#### ACTION ITEM
Look through the entries for the string "return" and copy every line where it shows up.

Collected data

- - -

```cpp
struct HostBridge {
    double *dm = nullptr, *dB = nullptr;
    double *hm = nullptr;
    size_t bytes = 0;
    bool active = false;
    int open(int mem, double *&m, const double *&B, size_t nbytes, hipStream_t s)
    {
        if (mem == LCG_HIP_MEM_DEVICE) return 0;
        active = true; bytes = nbytes; hm = m;
        HIPCHK(hipMalloc(&dm, nbytes));
        HIPCHK(hipMalloc(&dB, nbytes));
        HIPCHK(hipMemcpyAsync(dm, m, nbytes, hipMemcpyHostToDevice, s));
        HIPCHK(hipMemcpyAsync(dB, B, nbytes, hipMemcpyHostToDevice, s));
        m = dm; B = dB;
        return 0;
    }
    int close(hipStream_t s)
// ... 317 lines not shown
```

liblcg_amd/csrc/solvers_real.hip:

```cpp
#include <functional>

#include "driver.hpp"

namespace lcgh {

constexpr int CG1_AUTO_ROWS = 1 << 20;


struct OpDot1 {
    static constexpr int NR = 1, SKIP = SKIP_DONE;
    DevState *st; const double *a, *b;
    __device__ void prep() {}
    template <class T> __device__ void apply(long i, double *acc) { acc[0] += dotp(ld<T>(a, i), ld<T>(b, i)); }
};
struct OpDot2 {
    static constexpr int NR = 2, SKIP = SKIP_DONE;
    DevState *st; const double *a, *b;
    __device__ void prep() {}
    template <class T> __device__ void apply(long i, double *acc)
    {
        const T x = ld<T>(a, i);
        acc[0] += dotp(x, ld<T>(b, i));
        acc[1] += dotp(x, x);
    }
};

struct FinAlpha {
    static constexpr int NR = 1;
    __device__ void operator()(DevState *st, const double *sum) const
    {
        st->it++;
        if (st->done) return;
        st->s[S_AK] = st->s[S_RHO] / sum[0];
    }
};
struct FinOmega {
    static constexpr int NR = 2;
    __device__ void operator()(DevState *st, const double *sum) const
    {
        if (st->done) return;
        st->s[S_WK] = sum[0] / sum[1];
    }
};

struct FinInit {
    static constexpr int NR = 3;
    __device__ void operator()(DevState *st, const double *sum) const
    {
        const double m2 = clamp1(sum[0]), g2 = sum[1];
        st->s[S_M2] = m2; st->s[S_G2] = g2; st->s[S_RHO] = sum[2];
        double r;
        bool already = false;
        if (st->abs_diff && sqrt(g2) / st->n_global <= st->eps) { r = sqrt(g2) / st->n_global; already = true; }
        else if (g2 / m2 <= st->eps) { r = g2 / m2; already = true; }
        else r = st->abs_diff ? sqrt(g2) / st->n_global : g2 / m2;
        st->residual = r;
        if (already) { st->done = 1; st->status = ST_ALREADY; }
        publish(st);
    }
};

template <bool BICG>
struct FinClose {
    static constexpr int NR = 4;
    __device__ void operator()(DevState *st, const double *sum) const
    {
        if (!st->done) {
            st->s[S_M2] = clamp1(sum[0]);
            if (sum[3] > 0.0 || sum[0] != sum[0]) {
                st->t++;
                st->done = 1; st->status = ST_NAN;
            } else {
                const double rho_new = sum[2];
                st->s[S_BK] = BICG ? (st->s[S_AK] / st->s[S_WK]) * rho_new / st->s[S_RHO]
                                   : rho_new / st->s[S_RHO];
                st->s[S_RHO] = rho_new;
                st->s[S_G2] = sum[1];
                st->t++;
                stop_rule(st, sum[1], st->s[S_M2]);
            }
        }
        publish(st);
    }
};

struct OpZeroProbe {
    static constexpr int NR = 1, SKIP = SKIP_NEVER;
    DevState *st; const double *m;
    __device__ void prep() {}
    template <class T> __device__ void apply(long i, double *acc) { acc[0] += nonzeros(ld<T>(m, i)); }
    static __device__ double nonzeros(double v) { return v != 0.0 ? 1.0 : 0.0; }
    static __device__ double nonzeros(double2 v) { return (v.x != 0.0 ? 1.0 : 0.0) + (v.y != 0.0 ? 1.0 : 0.0); }
};
struct FinZeroGuess {
    static constexpr int NR = 1;
    __device__ void operator()(DevState *st, const double *sum) const { st->zero_guess = sum[0] == 0.0 ? 1 : 0; }
};

struct OpCgInit {
    static constexpr int NR = 3, SKIP = SKIP_NEVER;
    DevState *st; const double *Ad, *B, *m; double *g, *d;
    double *clear = nullptr;
    bool zg = false;
    __device__ void prep() { zg = st->zero_guess != 0; }
    template <class T> __device__ void apply(long i, double *acc)
    {
        const T av = ldz<T>(Ad, i, zg);
        if (zg && clear) st_(clear, i, av);
        const T gv = vsub(av, ld<T>(B, i));
        const T mv = ldz<T>(m, i, zg);
        st_(g, i, gv); st_(d, i, vneg(gv));
        acc[0] += dotp(mv, mv);
        const double gg = dotp(gv, gv);
        acc[1] += gg; acc[2] += gg;
    }
};
struct OpCgUpdate {
    static constexpr int NR = 4, SKIP = SKIP_DONE;
    DevState *st; double *m, *g; const double *d, *Ad; double ak; bool nt = false;
    __device__ void prep() { ak = st->s[S_AK]; }
    template <class T> __device__ void apply(long i, double *acc)
    {
        const T mv = vadd(ldp<T>(m, i, nt), ak * ld<T>(d, i));
        const T gv = vadd(ld<T>(g, i), ak * ldp<T>(Ad, i, nt));
        stp(m, i, mv, nt); st_(g, i, gv);
        acc[0] += dotp(mv, mv);
        const double gg = dotp(gv, gv);
        acc[1] += gg; acc[2] += gg;
        acc[3] += nanflag(mv);
    }
};
struct OpCgDir {
    static constexpr int NR = 0, SKIP = SKIP_DIR;
    DevState *st; double *d; const double *g; double bk; bool nt = false;
    __device__ void prep() { bk = st->s[S_BK]; }
    template <class T> __device__ void apply(long i, double *)
    {
        st_(d, i, vsub(bk * ld<T>(d, i), ldp<T>(g, i, nt)));
    }
};

struct OpCg1UpdateSums {
    static constexpr int NR = 4, SKIP = SKIP_DONE;
    DevState *st; double *m, *g, *d, *Ad; const double *w; double ak, bk; bool nt = false;
    __device__ void prep() { ak = st->s[S_AK]; bk = st->s[S_BK]; }
    template <class T> __device__ void apply(long i, double *acc)
    {
        const T g0 = ld<T>(g, i);
        const T dv = vsub(bk * ldp<T>(d, i, nt), g0);
        const T sv = vsub(bk * ldp<T>(Ad, i, nt), ldp<T>(w, i, nt));
        stp(d, i, dv, nt); stp(Ad, i, sv, nt);
        const T mv = vadd(ldp<T>(m, i, nt), ak * dv);
        const T gv = vadd(g0, ak * sv);
        stp(m, i, mv, nt); st_(g, i, gv);
        acc[0] += dotp(mv, mv);
        acc[1] += dotp(gv, gv);
        acc[3] += nanflag(mv);
    }
};
struct FinCg1Start {
    static constexpr int NR = 1;
    __device__ void operator()(DevState *st, const double *sum) const
    {
        if (st->done) return;
        st->s[S_AK] = st->s[S_RHO] / sum[0];
        st->s[S_BK] = 0.0;
    }
};

struct OpResidual {
    static constexpr int NR = 0, SKIP = SKIP_NEVER;
    DevState *st; const double *Ax, *B; double *r;
    double *clear = nullptr;
    bool zg = false;
    __device__ void prep() { zg = st->zero_guess != 0; }
    template <class T> __device__ void apply(long i, double *)
    {
        const T av = ldz<T>(Ax, i, zg);
        if (zg && clear) st_(clear, i, av);
        st_(r, i, vsub(ld<T>(B, i), av));
    }
};
struct OpPcgInit2 {
    static constexpr int NR = 3, SKIP = SKIP_NEVER;
    DevState *st; const double *z, *m, *r; double *d;
    __device__ void prep() {}
    template <class T> __device__ void apply(long i, double *acc)
    {
        const T zv = ld<T>(z, i), mv = ld<T>(m, i), rv = ld<T>(r, i);
        st_(d, i, zv);
        acc[0] += dotp(mv, mv); acc[1] += dotp(rv, rv); acc[2] += dotp(zv, rv);
    }
};
struct OpPcgUpdate {
    static constexpr int NR = 0, SKIP = SKIP_DONE;
    DevState *st; double *m, *r; const double *d, *Ad; double ak;
    __device__ void prep() { ak = st->s[S_AK]; }
    template <class T> __device__ void apply(long i, double *)
    {
        st_(m, i, vadd(ld<T>(m, i), ak * ld<T>(d, i)));
        st_(r, i, vsub(ld<T>(r, i), ak * ld<T>(Ad, i)));
    }
};
struct OpPcgDots {
    static constexpr int NR = 4, SKIP = SKIP_DONE;
    DevState *st; const double *m, *r, *z;
    __device__ void prep() {}
    template <class T> __device__ void apply(long i, double *acc)
    {
        const T mv = ld<T>(m, i), rv = ld<T>(r, i), zv = ld<T>(z, i);
        acc[0] += dotp(mv, mv); acc[1] += dotp(rv, rv); acc[2] += dotp(zv, rv); acc[3] += nanflag(mv);
    }
};
struct OpPcgUpdateJacobi {
    static constexpr int NR = 4, SKIP = SKIP_DONE;
    DevState *st; double *m, *r, *z; const double *d, *Ad, *invdiag; double ak; bool nt = false;
    __device__ void prep() { ak = st->s[S_AK]; }
    template <class T> __device__ void apply(long i, double *acc)
    {
        const T mv = vadd(ldp<T>(m, i, nt), ak * ld<T>(d, i));
        const T rv = vsub(ld<T>(r, i), ak * ldp<T>(Ad, i, nt));
        const T zv = vmul(ldp<T>(invdiag, i, nt), rv);
        stp(m, i, mv, nt); st_(r, i, rv); st_(z, i, zv);
        acc[0] += dotp(mv, mv); acc[1] += dotp(rv, rv); acc[2] += dotp(zv, rv); acc[3] += nanflag(mv);
    }
};
struct OpPcgDir {
    static constexpr int NR = 0, SKIP = SKIP_DIR;
    DevState *st; double *d; const double *z; double bk; bool nt = false;
    __device__ void prep() { bk = st->s[S_BK]; }
    template <class T> __device__ void apply(long i, double *) { st_(d, i, vadd(ldp<T>(z, i, nt), bk * ld<T>(d, i))); }
};

struct OpPcg1UpdateSums {
    static constexpr int NR = 5, SKIP = SKIP_DONE;
    DevState *st; double *m, *r, *z, *d, *Ad; const double *w, *invdiag; double ak, bk;
    __device__ void prep() { ak = st->s[S_AK]; bk = st->s[S_BK]; }
    template <class T> __device__ void apply(long i, double *acc)
    {
        const T dv = vadd(ld<T>(z, i), bk * ld<T>(d, i));
        const T sv = vadd(ld<T>(w, i), bk * ld<T>(Ad, i));
        st_(d, i, dv); st_(Ad, i, sv);
        const T mv = vadd(ld<T>(m, i), ak * dv);
        const T rv = vsub(ld<T>(r, i), ak * sv);
        const T zv = vmul(ld<T>(invdiag, i), rv);
        st_(m, i, mv); st_(r, i, rv); st_(z, i, zv);
        acc[0] += dotp(mv, mv); acc[1] += dotp(rv, rv); acc[2] += dotp(zv, rv); acc[3] += nanflag(mv);
    }
};
struct FinPcg1Close {
    static constexpr int NR = 5;
    __device__ void operator()(DevState *st, const double *sum) const
    {
        st->it++;
        if (!st->done) {
            st->s[S_M2] = clamp1(sum[0]);
            if (sum[3] > 0.0 || sum[0] != sum[0]) {
                st->t++;
                st->done = 1; st->status = ST_NAN;
            } else {
                const double rho_new = sum[2];
                const double bk = rho_new / st->s[S_RHO];
                st->s[S_AK] = rho_new / (sum[4] - bk * rho_new / st->s[S_AK]);
                st->s[S_BK] = bk;
                st->s[S_RHO] = rho_new;
                st->s[S_G2] = sum[1];
                st->t++;
                stop_rule(st, sum[1], st->s[S_M2]);
            }
        }
        publish(st);
    }
};

template <bool WITH_U>
struct OpShadowInit {
    static constexpr int NR = 3, SKIP = SKIP_NEVER;
    DevState *st; const double *Ax, *B, *m; double *r, *r0, *p, *u; bool zg = false;
    __device__ void prep() { zg = st->zero_guess != 0; }
    template <class T> __device__ void apply(long i, double *acc)
    {
        const T rv = vsub(ld<T>(B, i), ldz<T>(Ax, i, zg));
        const T mv = ldz<T>(m, i, zg);
        st_(r, i, rv); st_(r0, i, rv); st_(p, i, rv);
        if (WITH_U) st_(u, i, rv);
        acc[0] += dotp(mv, mv);
        const double rr = dotp(rv, rv);
        acc[1] += rr; acc[2] += rr;
    }
};
struct OpCgsQW {
    static constexpr int NR = 0, SKIP = SKIP_DONE;
    DevState *st; const double *u, *Ax; double *q, *w; double ak; bool nt = false;
    __device__ void prep() { ak = st->s[S_AK]; }
    template <class T> __device__ void apply(long i, double *)
    {
        const T uv = ld<T>(u, i);
        const T qv = vsub(uv, ak * ld<T>(Ax, i));
        st_(q, i, qv); st_(w, i, vadd(uv, qv));
    }
};
struct OpCgsUpdate {
    static constexpr int NR = 4, SKIP = SKIP_DONE;
    DevState *st; double *m, *r; const double *w, *Ax, *r0; double ak; bool nt = false;
    __device__ void prep() { ak = st->s[S_AK]; }
    template <class T> __device__ void apply(long i, double *acc)
    {
        const T mv = vadd(ldp<T>(m, i, nt), ak * ld<T>(w, i));
        const T rv = vsub(ld<T>(r, i), ak * ld<T>(Ax, i));
        stp(m, i, mv, nt); st_(r, i, rv);
        acc[0] += dotp(mv, mv); acc[1] += dotp(rv, rv); acc[2] += dotp(rv, ld<T>(r0, i)); acc[3] += nanflag(mv);
    }
};
struct OpCgsDir {
    static constexpr int NR = 0, SKIP = SKIP_DIR;
    DevState *st; double *u, *p; const double *r, *q; double bk; bool nt = false;
    __device__ void prep() { bk = st->s[S_BK]; }
    template <class T> __device__ void apply(long i, double *)
    {
        const T qv = ld<T>(q, i);
        const T uv = vadd(ld<T>(r, i), bk * qv);
        st_(u, i, uv);
        st_(p, i, vadd(uv, bk * vadd(qv, bk * ld<T>(p, i))));
    }
};
struct OpBicgS {
    static constexpr int NR = 0, SKIP = SKIP_DONE;
    DevState *st; const double *r, *Ap; double *s; double ak; bool nt = false;
    __device__ void prep() { ak = st->s[S_AK]; }
    template <class T> __device__ void apply(long i, double *) { st_(s, i, vsub(ld<T>(r, i), ak * ld<T>(Ap, i))); }
};
struct OpBicgUpdate {
    static constexpr int NR = 4, SKIP = SKIP_DONE;
    DevState *st; double *m, *r; const double *p, *s, *Ax, *r0; double ak, wk; bool nt = false;
    __device__ void prep() { ak = st->s[S_AK]; wk = st->s[S_WK]; }
    template <class T> __device__ void apply(long i, double *acc)
    {
        const T sv = ld<T>(s, i);
        const T mv = vadd(ldp<T>(m, i, nt), vadd(ak * ld<T>(p, i), wk * sv));
        const T rv = vsub(sv, wk * ld<T>(Ax, i));
        stp(m, i, mv, nt); st_(r, i, rv);
        acc[0] += dotp(mv, mv); acc[1] += dotp(rv, rv); acc[2] += dotp(rv, ld<T>(r0, i)); acc[3] += nanflag(mv);
    }
};
struct OpBicgDir {
    static constexpr int NR = 0, SKIP = SKIP_DIR;
    DevState *st; double *p; const double *r, *Ap; double bk, wk; bool nt = false;
    __device__ void prep() { bk = st->s[S_BK]; wk = st->s[S_WK]; }
    template <class T> __device__ void apply(long i, double *)
    {
        st_(p, i, vadd(ld<T>(r, i), bk * vsub(ld<T>(p, i), wk * ld<T>(Ap, i))));
    }
};
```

- - -

#### REPLY
        if (mem == LCG_HIP_MEM_DEVICE) return 0;
        return 0;
        if (st->done) return;
        if (st->done) return;
    static __device__ double nonzeros(double v) { return v != 0.0 ? 1.0 : 0.0; }
    static __device__ double nonzeros(double2 v) { return (v.x != 0.0 ? 1.0 : 0.0) + (v.y != 0.0 ? 1.0 : 0.0); }
        if (st->done) return;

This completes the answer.